*** Opening of Information shown ***

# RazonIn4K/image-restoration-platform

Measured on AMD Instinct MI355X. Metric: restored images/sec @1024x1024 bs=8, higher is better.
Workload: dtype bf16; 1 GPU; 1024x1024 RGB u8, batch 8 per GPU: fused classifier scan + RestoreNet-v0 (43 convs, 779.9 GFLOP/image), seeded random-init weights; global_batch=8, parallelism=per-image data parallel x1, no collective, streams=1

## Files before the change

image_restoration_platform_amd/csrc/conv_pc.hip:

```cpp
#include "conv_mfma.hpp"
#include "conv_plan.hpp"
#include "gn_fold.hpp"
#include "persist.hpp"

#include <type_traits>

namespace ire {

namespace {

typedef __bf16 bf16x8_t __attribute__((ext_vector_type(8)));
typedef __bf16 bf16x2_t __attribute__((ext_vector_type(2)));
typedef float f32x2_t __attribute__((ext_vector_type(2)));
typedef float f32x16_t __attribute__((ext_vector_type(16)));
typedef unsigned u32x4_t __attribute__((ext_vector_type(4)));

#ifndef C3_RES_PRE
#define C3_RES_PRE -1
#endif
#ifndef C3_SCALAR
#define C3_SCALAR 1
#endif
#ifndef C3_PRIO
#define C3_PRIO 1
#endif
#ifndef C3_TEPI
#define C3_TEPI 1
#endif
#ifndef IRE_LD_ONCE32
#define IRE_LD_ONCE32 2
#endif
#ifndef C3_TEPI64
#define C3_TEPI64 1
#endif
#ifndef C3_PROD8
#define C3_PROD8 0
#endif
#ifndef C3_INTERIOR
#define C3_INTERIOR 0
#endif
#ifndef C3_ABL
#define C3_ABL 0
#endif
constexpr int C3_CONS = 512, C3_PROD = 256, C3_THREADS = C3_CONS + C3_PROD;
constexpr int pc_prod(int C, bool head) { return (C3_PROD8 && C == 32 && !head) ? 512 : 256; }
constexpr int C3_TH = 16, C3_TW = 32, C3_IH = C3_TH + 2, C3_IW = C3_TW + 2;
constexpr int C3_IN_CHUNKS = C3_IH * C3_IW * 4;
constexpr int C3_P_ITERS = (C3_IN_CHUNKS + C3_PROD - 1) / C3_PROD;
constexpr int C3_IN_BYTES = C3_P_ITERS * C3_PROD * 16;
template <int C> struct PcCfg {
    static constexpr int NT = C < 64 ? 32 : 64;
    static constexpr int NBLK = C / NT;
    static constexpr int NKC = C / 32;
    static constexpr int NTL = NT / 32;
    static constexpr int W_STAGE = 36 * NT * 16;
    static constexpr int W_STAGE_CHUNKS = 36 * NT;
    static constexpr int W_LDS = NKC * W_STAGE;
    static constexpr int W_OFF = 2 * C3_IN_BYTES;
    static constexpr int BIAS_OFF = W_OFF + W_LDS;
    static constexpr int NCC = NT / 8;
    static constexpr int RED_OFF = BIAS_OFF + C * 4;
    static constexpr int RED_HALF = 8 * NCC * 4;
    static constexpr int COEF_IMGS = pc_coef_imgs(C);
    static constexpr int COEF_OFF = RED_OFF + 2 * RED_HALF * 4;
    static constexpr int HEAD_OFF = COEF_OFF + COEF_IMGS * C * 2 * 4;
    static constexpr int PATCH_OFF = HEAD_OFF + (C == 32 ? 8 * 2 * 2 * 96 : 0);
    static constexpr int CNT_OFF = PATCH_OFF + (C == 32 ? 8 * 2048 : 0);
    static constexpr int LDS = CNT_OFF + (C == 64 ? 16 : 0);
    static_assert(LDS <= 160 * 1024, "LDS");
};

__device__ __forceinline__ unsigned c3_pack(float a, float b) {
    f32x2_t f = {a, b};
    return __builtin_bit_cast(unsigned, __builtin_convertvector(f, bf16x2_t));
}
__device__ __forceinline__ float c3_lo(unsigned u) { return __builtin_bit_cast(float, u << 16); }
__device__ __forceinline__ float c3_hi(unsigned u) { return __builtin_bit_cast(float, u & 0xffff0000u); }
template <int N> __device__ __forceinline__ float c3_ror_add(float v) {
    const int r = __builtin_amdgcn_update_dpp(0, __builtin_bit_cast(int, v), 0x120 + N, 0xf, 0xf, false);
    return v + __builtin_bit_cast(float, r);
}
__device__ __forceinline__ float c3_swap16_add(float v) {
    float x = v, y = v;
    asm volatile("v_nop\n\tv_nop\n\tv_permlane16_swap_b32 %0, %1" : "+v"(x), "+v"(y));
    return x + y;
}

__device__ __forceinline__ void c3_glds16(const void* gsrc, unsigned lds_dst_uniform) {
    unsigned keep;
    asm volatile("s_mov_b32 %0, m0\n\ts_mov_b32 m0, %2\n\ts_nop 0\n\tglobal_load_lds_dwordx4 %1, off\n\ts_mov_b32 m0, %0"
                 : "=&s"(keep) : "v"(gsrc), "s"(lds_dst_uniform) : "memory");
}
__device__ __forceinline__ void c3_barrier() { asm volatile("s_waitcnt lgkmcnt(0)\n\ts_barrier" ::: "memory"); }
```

*** Close of Information shown ***

Task to complete:
The records must be given again in full, exactly as shown.

Response to this task:
# RazonIn4K/image-restoration-platform

Measured on AMD Instinct MI355X. Metric: restored images/sec @1024x1024 bs=8, higher is better.
Workload: dtype bf16; 1 GPU; 1024x1024 RGB u8, batch 8 per GPU: fused classifier scan + RestoreNet-v0 (43 convs, 779.9 GFLOP/image), seeded random-init weights; global_batch=8, parallelism=per-image data parallel x1, no collective, streams=1

## Files before the change

image_restoration_platform_amd/csrc/conv_pc.hip:

```cpp
#include "conv_mfma.hpp"
#include "conv_plan.hpp"
#include "gn_fold.hpp"
#include "persist.hpp"

#include <type_traits>

namespace ire {

namespace {

typedef __bf16 bf16x8_t __attribute__((ext_vector_type(8)));
typedef __bf16 bf16x2_t __attribute__((ext_vector_type(2)));
typedef float f32x2_t __attribute__((ext_vector_type(2)));
typedef float f32x16_t __attribute__((ext_vector_type(16)));
typedef unsigned u32x4_t __attribute__((ext_vector_type(4)));

#ifndef C3_RES_PRE
#define C3_RES_PRE -1
#endif
#ifndef C3_SCALAR
#define C3_SCALAR 1
#endif
#ifndef C3_PRIO
#define C3_PRIO 1
#endif
#ifndef C3_TEPI
#define C3_TEPI 1
#endif
#ifndef IRE_LD_ONCE32
#define IRE_LD_ONCE32 2
#endif
#ifndef C3_TEPI64
#define C3_TEPI64 1
#endif
#ifndef C3_PROD8
#define C3_PROD8 0
#endif
#ifndef C3_INTERIOR
#define C3_INTERIOR 0
#endif
#ifndef C3_ABL
#define C3_ABL 0
#endif
constexpr int C3_CONS = 512, C3_PROD = 256, C3_THREADS = C3_CONS + C3_PROD;
constexpr int pc_prod(int C, bool head) { return (C3_PROD8 && C == 32 && !head) ? 512 : 256; }
constexpr int C3_TH = 16, C3_TW = 32, C3_IH = C3_TH + 2, C3_IW = C3_TW + 2;
constexpr int C3_IN_CHUNKS = C3_IH * C3_IW * 4;
constexpr int C3_P_ITERS = (C3_IN_CHUNKS + C3_PROD - 1) / C3_PROD;
constexpr int C3_IN_BYTES = C3_P_ITERS * C3_PROD * 16;
template <int C> struct PcCfg {
    static constexpr int NT = C < 64 ? 32 : 64;
    static constexpr int NBLK = C / NT;
    static constexpr int NKC = C / 32;
    static constexpr int NTL = NT / 32;
    static constexpr int W_STAGE = 36 * NT * 16;
    static constexpr int W_STAGE_CHUNKS = 36 * NT;
    static constexpr int W_LDS = NKC * W_STAGE;
    static constexpr int W_OFF = 2 * C3_IN_BYTES;
    static constexpr int BIAS_OFF = W_OFF + W_LDS;
    static constexpr int NCC = NT / 8;
    static constexpr int RED_OFF = BIAS_OFF + C * 4;
    static constexpr int RED_HALF = 8 * NCC * 4;
    static constexpr int COEF_IMGS = pc_coef_imgs(C);
    static constexpr int COEF_OFF = RED_OFF + 2 * RED_HALF * 4;
    static constexpr int HEAD_OFF = COEF_OFF + COEF_IMGS * C * 2 * 4;
    static constexpr int PATCH_OFF = HEAD_OFF + (C == 32 ? 8 * 2 * 2 * 96 : 0);
    static constexpr int CNT_OFF = PATCH_OFF + (C == 32 ? 8 * 2048 : 0);
    static constexpr int LDS = CNT_OFF + (C == 64 ? 16 : 0);
    static_assert(LDS <= 160 * 1024, "LDS");
};

__device__ __forceinline__ unsigned c3_pack(float a, float b) {
    f32x2_t f = {a, b};
    return __builtin_bit_cast(unsigned, __builtin_convertvector(f, bf16x2_t));
}
__device__ __forceinline__ float c3_lo(unsigned u) { return __builtin_bit_cast(float, u << 16); }
__device__ __forceinline__ float c3_hi(unsigned u) { return __builtin_bit_cast(float, u & 0xffff0000u); }
template <int N> __device__ __forceinline__ float c3_ror_add(float v) {
    const int r = __builtin_amdgcn_update_dpp(0, __builtin_bit_cast(int, v), 0x120 + N, 0xf, 0xf, false);
    return v + __builtin_bit_cast(float, r);
}
__device__ __forceinline__ float c3_swap16_add(float v) {
    float x = v, y = v;
    asm volatile("v_nop\n\tv_nop\n\tv_permlane16_swap_b32 %0, %1" : "+v"(x), "+v"(y));
    return x + y;
}

__device__ __forceinline__ void c3_glds16(const void* gsrc, unsigned lds_dst_uniform) {
    unsigned keep;
    asm volatile("s_mov_b32 %0, m0\n\ts_mov_b32 m0, %2\n\ts_nop 0\n\tglobal_load_lds_dwordx4 %1, off\n\ts_mov_b32 m0, %0"
                 : "=&s"(keep) : "v"(gsrc), "s"(lds_dst_uniform) : "memory");
}
__device__ __forceinline__ void c3_barrier() { asm volatile("s_waitcnt lgkmcnt(0)\n\ts_barrier" ::: "memory"); }
```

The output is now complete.